The snow-covered peaks of Kilimanjaro soar above the surrounding lowlands of Tanzania, just three degrees below the equator. Ever since the first recorded mention by Ptolemy (ca. 90 to 160 AD), Kilimanjaro has enchanted European and US-American scientists, adventurers and tourists. Along with the wildlife at its foot, it has become the very symbol of Africa. Consisting of the three volcanoes Kibo, Mawenzi and Shira, it is not only the highest peak in Africa, at 5895 meters, it is also the tallest free-standing mountain in the world.
The most striking characteristics of Kilimanjaro are its snowcapped summit, which persists despite its equatorial latitude, and its free-standing position in an otherwise relatively flat landscape. The literary scholar Alexander Honold spoke of the aesthetic improbability of Kilimanjaro:
Looking at the surrounding steppes, this giant rock is neither climatologically nor morphologically deducible. The mountains visual effects are almost mystifying to the eyes of the European observer, even today; this is primarily due to the ineffable influence of atmospheric phenomena. In particular, the upper regions are frequently veiled in a thick layer of clouds, out of which the snowcapped summit most commonly emerges. In the right weather, this snowy peak has the optical effect of an ethereal apparition, floating high above the ground, making it obvious why the local inhabitants have traditionally considered this the seat of holiness [Honold 2000: 527, my translation].
Another aesthetic and physical aspect of Kilimanjaro, which is radically challenged by the melting of its glaciers, is its permanence, its indestructible mass. According to Whitehead (1987 [1929]: 386), this concept of the permanence of things such as the solid ground, the mountains, the Egyptian pyramids, the human spirit, and God is in competition with the Heraclitean concept of the flow of all things.

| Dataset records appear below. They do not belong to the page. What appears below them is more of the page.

static size_t order_sort_tmp_bytes(size_t rows) {
    size_t t = 0;
    (void)rocprim::radix_sort_pairs(nullptr, t, (u64 *)nullptr, (u64 *)nullptr, (int *)nullptr, (int *)nullptr, rows, 0, 40,
                                    (hipStream_t) nullptr);
    return t;
}
static size_t class_tables_tmp_bytes(size_t rows) {
    size_t t_sort = 0, t_scan = 0;
    (void)rocprim::radix_sort_pairs(nullptr, t_sort, (u64 *)nullptr, (u64 *)nullptr, (int *)nullptr, (int *)nullptr, rows, 0,
                                    64, (hipStream_t) nullptr);
    (void)rocprim::inclusive_scan(nullptr, t_scan, (int *)nullptr, (int *)nullptr, rows, rocprim::plus<int>(),
                                  (hipStream_t) nullptr);
    return std::max(t_sort, t_scan);
}
static WsEnv ws_env(const fdr_ctx *ctx) {
    return {ctx->num_cus, ctx->knn_mode, ctx->dedup_mode, order_sort_tmp_bytes, class_tables_tmp_bytes, ctx->live_mode};
}

FDR_EXPORT size_t fdr_knn_workspace_bytes(fdr_ctx *ctx, int64_t nq, int64_t nt, int32_t d,
                                          int32_t k) {
    if (!ctx || nq <= 0 || nt <= 0 || k <= 0 || k > FDR_MAX_K || fdr_padded_dim(d) < 0) return 0;
    return knn_workspace_bytes(ws_env(ctx), nq, nt, d, k);
}

#ifndef FDR_SHAPE_MASK
#define FDR_SHAPE_MASK (~0ull)
#endif
#ifndef FDR_LH_MASK
#define FDR_LH_MASK 48
#endif
typedef void (*TileKernel)(const float *, const unsigned char *, int, const float *, const unsigned *, int, int, SegBounds,
                           int, int, u64 *, unsigned *, int, int, int FDR_DBG_PARAM);
typedef void (*PassKernel)(const _Float16 *, int, const _Float16 *, int, int, SegBounds, int, int, u64 *, unsigned *, int,
                           int, int, OrderArgs FDR_DBG_PARAM);
typedef void (*RangeKernel)(const _Float16 *, const float *, int, const _Float16 *, int, int, SegBounds, int *, int *);
static_assert(kShapes[FDR_R128].tps == RANGE_STAGES && kShapes[FDR_R256].tps == RANGE_STAGES &&
              kShapes[FDR_R512].tps == RANGE_STAGES, "the range kernel's ring");

template <int S>
static constexpr bool shape_compiled() {
    constexpr KnnShape e = kShapes[S];
#ifdef FDR_DEV
    constexpr bool built = true;
#else
    constexpr bool built = e.release;
#endif
    constexpr bool pass = e.family == FDR_FAM_PREFILTER || e.family == FDR_FAM_PINGPONG;
    return built && (!pass || (((unsigned long long)(FDR_SHAPE_MASK) >> S) & 1));
}
template <int S>
static constexpr TileKernel tile_kernel() {
    constexpr KnnShape e = kShapes[S];
    if constexpr (e.family == FDR_FAM_TILE && shape_compiled<S>()) return knn_tile_kernel<e.dp, e.nq, e.nw, e.wps>;
    else if constexpr (e.family == FDR_FAM_TILE_SPLIT && shape_compiled<S>()) return knn_tile_split_kernel<e.dp>;
    else return nullptr;
}
template <int S, int LH>
static constexpr PassKernel pass_kernel() {
    constexpr KnnShape e = kShapes[S];
    if constexpr (!shape_compiled<S>() || !(e.lists & LH & FDR_LH_MASK)) return nullptr;
    else if constexpr (e.family == FDR_FAM_PREFILTER)
        return knn_prefilter_kernel<e.dp, e.nq, e.nw, e.wps, e.units(), LH, e.paired && LH == 16>;
    else if constexpr (e.family == FDR_FAM_PINGPONG) return knn_prefilter_pp_kernel<e.dp, e.units(), LH>;
    else return nullptr;
}
template <int S>
static constexpr RangeKernel range_kernel() {
    constexpr KnnShape e = kShapes[S];
    if constexpr (!shape_compiled<S>()) return nullptr;
    else if constexpr (e.family == FDR_FAM_RANGE) return knn_range_kernel<e.dp, e.nw, e.dp == 128 ? e.wps : 2>;
    else if constexpr (e.family == FDR_FAM_RANGE_PP) return knn_range_pp_kernel<e.dp, e.units()>;
    else return nullptr;
}
template <size_t... S>
struct KnnKernelTable {
    static constexpr TileKernel tile[] = {tile_kernel<S>()...};
    static constexpr PassKernel pass[][2] = {{pass_kernel<S, 16>(), pass_kernel<S, 32>()}...};
    static constexpr RangeKernel range[] = {range_kernel<S>()...};
};
template <size_t... S>
static KnnKernelTable<S...> knn_kernel_table(std::index_sequence<S...>);
typedef decltype(knn_kernel_table(std::make_index_sequence<FDR_NUM_SHAPES>())) KnnKernels;

static int no_kernel(int shape) {
    return fail(FDR_E_STATE, "this development build was compiled without the kernel shape this call needs (kShapes[%d])",
                shape);
}

#include "knn_debug.inc"
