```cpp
int sk_gemm_bf16_ws(int M, int N, int K, const void* A, int lda, int a_mn, const void* B, int ldb, int b_mn, void* C,
                    int ldc, int out_f32, const void* bias, const void* residual, int ldr, int round_before_res, int act,
                    int force_bn, void* ws, int64_t ws_bytes, void* stream);
int64_t sk_gemm_ws_bytes(void);
// ... 56 lines not shown
            int n_rot_heads, int head_dim, int inverse, int max_positions, void* stream);
int sk_swiglu_fwd(const void* gu, void* act, int M, int F, void* stream);
int sk_swiglu_bwd(const void* gu, const void* dact, void* dgu, int M, int F, void* stream);
int sk_ce_blocks(int M);
int sk_ce_fwd_bwd(const void* logits, const int64_t* labels, void* dlogits, float* partial, float* row_nll,
                  float* stats, int M, int T, int V, int ldl, float num_items, float dloss, void* stream);

int sk_attn_fwd(const void* q, const void* k, const void* v, void* o, float* lse, int B, int T, int H, int KVH, int ld,
                int ldo, int causal, float scale, void* stream);
int sk_attn_tc_fwd(const void* qkv, void* o, float* lse, int B, int T, int H, int KVH, int ld, int ldo, int causal,
                   float scale, const int32_t* seg_start, void* stream);
int sk_seg_bounds(const int32_t* pos_ids, int32_t* seg_start, int32_t* seg_end, int B, int T, void* stream);
int sk_attn_tc_bwd(const void* qkv, const void* o, const void* d_o, const float* lse, float* delta, float* partial,
                   void* dqkv, int B, int T, int H, int KVH, int ld, int ldo, int ldg, int causal, float scale,
                   const int32_t* seg_start, const int32_t* seg_end, void* stream);
int sk_attn_bwd(const void* q, const void* k, const void* v, const void* o, const void* d_o, const float* lse,
                float* delta, void* dq, void* dk, void* dv, int B, int T, int H, int KVH, int ld, int ldo, int ldg,
                int causal, float scale, void* stream);
int sk_attn_tc_fwd_split(const void* qkv_hi, const void* qkv_lo, void* o_hi, void* o_lo, int B, int T, int H, int ld,
                         int ldo, float scale, void* stream);

int sk_grad_norm(const void* grads, const int64_t* chunk_start, const int32_t* chunk_len, int n_chunks,
                 const int32_t* tensor_chunk_begin, int n_tensors, float* partial, float max_norm, int emulate_bf16,
                 float* stats, void* stream);
int sk_adamw_step(void* params, const void* grads, void* exp_avg, void* exp_avg_sq, int64_t n, float lr, float beta1,
                  float beta2, float eps, float weight_decay, int step, const float* clip_stats, void* stream);

typedef struct SkLmConfig {
  int32_t vocab_size;
  int32_t hidden;
// ... 183 lines not shown
```

### slamkit_b200/csrc/api.cu

```cuda
#include <stdlib.h>
#include "kernels.h"
#include "../../include/slamkit_b200.h"
#include <atomic>
#include <stdarg.h>
#include <stdio.h>
#include <string.h>
#include <vector>

namespace {
thread_local char g_err[1024] = "";
std::atomic<long long> g_launches{0};
}

void sk_set_error(const char* fmt, ...) {
  va_list ap;
  va_start(ap, fmt);
  vsnprintf(g_err, sizeof(g_err), fmt, ap);
  va_end(ap);
}
bool sk_pdl_enabled() {
  static const bool on = [] { const char* e = getenv("SK_PDL"); return e ? atoi(e) != 0 : true; }();
  return on;
}
void sk_count_launch() { g_launches.fetch_add(1, std::memory_order_relaxed); }
// ... 195 lines not shown
int sk_attn_tc_fwd(const void* qkv, void* o, float* lse, int B, int T, int H, int KVH, int ld, int ldo, int causal,
                   float scale, const int32_t* seg_start, void* stream) {
  SK_REQUIRE(qkv && o, "sk_attn_tc_fwd: null argument");
  return sk_attn_tc_fwd_launch(CBF(qkv), BF(o), lse, B, T, H, KVH, ld, ldo, causal, scale, S(stream), seg_start);
}
int sk_seg_bounds(const int32_t* pos_ids, int32_t* seg_start, int32_t* seg_end, int B, int T, void* stream) {
  return sk_seg_bounds_launch(pos_ids, seg_start, seg_end, B, T, S(stream));
}
int sk_attn_tc_bwd(const void* qkv, const void* o, const void* d_o, const float* lse, float* delta, float* partial,
                   void* dqkv, int B, int T, int H, int KVH, int ld, int ldo, int ldg, int causal, float scale,
                   const int32_t* seg_start, const int32_t* seg_end, void* stream) {
  SK_REQUIRE(qkv && o && d_o && lse && delta && dqkv, "sk_attn_tc_bwd: null argument");
  return sk_attn_tc_bwd_launch(CBF(qkv), CBF(o), CBF(d_o), lse, delta, partial, BF(dqkv), B, T, H, KVH, ld, ldo, ldg, causal,
                               scale, S(stream), seg_start, seg_end);
}
int sk_attn_tc_fwd_split(const void* qkv_hi, const void* qkv_lo, void* o_hi, void* o_lo, int B, int T, int H, int ld,
                         int ldo, float scale, void* stream) {
  SK_REQUIRE(qkv_hi && qkv_lo && o_hi && o_lo, "sk_attn_tc_fwd_split: null argument");
  return sk_attn_tc_fwd_split_launch(CBF(qkv_hi), CBF(qkv_lo), BF(o_hi), BF(o_lo), B, T, H, ld, ldo, scale, S(stream));
}
int sk_attn_bwd(const void* q, const void* k, const void* v, const void* o, const void* d_o, const float* lse,
                float* delta, void* dq, void* dk, void* dv, int B, int T, int H, int KVH, int ld, int ldo, int ldg,
                int causal, float scale, void* stream) {
  return sk_attn_bwd_launch(CBF(q), CBF(k), CBF(v), CBF(o), CBF(d_o), lse, delta, BF(dq), BF(dk), BF(dv), B, T, H, KVH,
                            ld, ldo, ldg, causal, scale, S(stream));
}
int sk_grad_norm(const void* grads, const int64_t* chunk_start, const int32_t* chunk_len, int n_chunks,
                 const int32_t* tensor_chunk_begin, int n_tensors, float* partial, float max_norm, int emulate_bf16,
                 float* stats, void* stream) {
  return sk_gradnorm_launch(CBF(grads), reinterpret_cast<const long*>(chunk_start), chunk_len, n_chunks,
// ... 38 lines not shown
```

### slamkit_b200/csrc/attention.cu

```cuda
#include "kernels.h"

namespace {

constexpr int HD = 64;

SK_DEVINL uint32_t tile_addr(uint32_t base, int r, int chunk) { return base + r * 128 + ((chunk ^ (r & 7)) << 4); }
SK_DEVINL uint32_t smem_base_1k(const void* p) { return (smem_u32(p) + 1023u) & ~1023u; }

SK_DEVINL void cp_async16(uint32_t saddr, const void* g, bool pred) {
  const int sz = pred ? 16 : 0;
  asm volatile("cp.async.cg.shared.global [%0], [%1], 16, %2;" ::"r"(saddr), "l"(g), "r"(sz) : "memory");
}
SK_DEVINL void cp_async_commit() { asm volatile("cp.async.commit_group;" ::: "memory"); }
template <int N>
SK_DEVINL void cp_async_wait() {
  asm volatile("cp.async.wait_group %0;" ::"n"(N) : "memory");
}

SK_DEVINL void wgmma_m64n64_rs(float (&d)[32], const uint32_t (&a)[4], uint64_t db) {
  asm volatile(
      "{\n\t.reg .pred p;\n\tsetp.eq.u32 p, 1, 1;\n\t"
      "wgmma.mma_async.sync.aligned.m64n64k16.f32.bf16.bf16 {%0,%1,%2,%3,%4,%5,%6,%7,%8,%9,%10,%11,%12,%13,%14,%15,"
      "%16,%17,%18,%19,%20,%21,%22,%23,%24,%25,%26,%27,%28,%29,%30,%31}, {%32,%33,%34,%35}, %36, p, 1, 1, 1;\n\t}\n"
      : "+f"(d[0]), "+f"(d[1]), "+f"(d[2]), "+f"(d[3]), "+f"(d[4]), "+f"(d[5]), "+f"(d[6]), "+f"(d[7]), "+f"(d[8]),
        "+f"(d[9]), "+f"(d[10]), "+f"(d[11]), "+f"(d[12]), "+f"(d[13]), "+f"(d[14]), "+f"(d[15]), "+f"(d[16]),
        "+f"(d[17]), "+f"(d[18]), "+f"(d[19]), "+f"(d[20]), "+f"(d[21]), "+f"(d[22]), "+f"(d[23]), "+f"(d[24]),
// ... 59 lines not shown
  const uint32_t sV = sK + 2 * 64 * 128;
  const int b = blockIdx.z, h = blockIdx.y;
  const int qt = gridDim.x - 1 - blockIdx.x;
  const int q0 = qt * 128;
  const int warp = threadIdx.x >> 5, lane = threadIdx.x & 31;
  const bf16* qp = q + (size_t)b * T * ld + h * HD;
  const bf16* kp = k + (size_t)b * T * ld + (h / group) * HD;
  const bf16* vp = v + (size_t)b * T * ld + (h / group) * HD;
  const float sl2 = scale * 1.4426950408889634f;

  int n_kv = (T + 63) / 64;
  if (CAUSAL) {
    const int last = min(T - 1, q0 + 127);
    n_kv = last / 64 + 1;
  }
  load_tile<128, 256>(sQ, qp, ld, q0, T);
  load_tile<64, 256>(sK, kp, ld, 0, T);
  load_tile<64, 256>(sV, vp, ld, 0, T);
  cp_async_commit();

  const uint32_t sQw = sQ + (uint32_t)(warp >> 2) * 8192u;
  float oacc[8][4];
  zero_acc(oacc);
  float m_i[2] = {-INFINITY, -INFINITY}, l_i[2] = {0.f, 0.f};
  const int row_a = q0 + warp * 16 + (lane >> 2);
  int seg_r[2] = {0, 0};
#pragma unroll
  for (int r = 0; r < 2; ++r)
    if (seg_start && row_a + 8 * r < T) seg_r[r] = seg_start[(size_t)b * T + row_a + 8 * r];

  for (int j = 0; j < n_kv; ++j) {
    const int st = j & 1;
    if (j + 1 < n_kv) {
      load_tile<64, 256>(sK + (st ^ 1) * 8192, kp, ld, (j + 1) * 64, T);
      load_tile<64, 256>(sV + (st ^ 1) * 8192, vp, ld, (j + 1) * 64, T);
      cp_async_commit();
      cp_async_wait<1>();
    } else {
      cp_async_wait<0>();
    }
    __syncthreads();

    float s[8][4];
    zero_acc(s);
    wg_a_bT(s, sQw, sK + st * 8192);

    const int k0 = j * 64;
// ... 231 lines not shown
      const float2 x = unpack_bf16(au[kq]), y = unpack_bf16(gu[kq]);
      acc += x.x * y.x + x.y * y.y;
    }
  }
  acc += __shfl_xor_sync(0xffffffffu, acc, 1);
  acc += __shfl_xor_sync(0xffffffffu, acc, 2);
  acc += __shfl_xor_sync(0xffffffffu, acc, 4);
  if (ok && (i & 7) == 0) {
    const int h = (int)(rh % H);
    const long m = rh / H;
    const long bb = m / T, t = m % T;
    delta[(bb * H + h) * T + t] = acc;
  }
}
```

But Kilimanjaro possesses yet another geographical peculiarity, which Rousseau (1964 [1761]) once noted for the Alps: altitude and verticality allow for a wide variety of settlement and vegetation types to gather closely together. Humans normally horizontal worldview, based on wide landscapes and flat surfaces, is surprisingly interrupted by the aesthetic view of the mountain as a vertical panorama, bringing together diverse topographies which contrast in both space and time. In the space of four or five days it is possible to hike from high summer at the foot of Kilimanjaro, through autumn in the middle forests and spring in the lobelia zone, to deepest winter on the summit, thereby experiencing each season.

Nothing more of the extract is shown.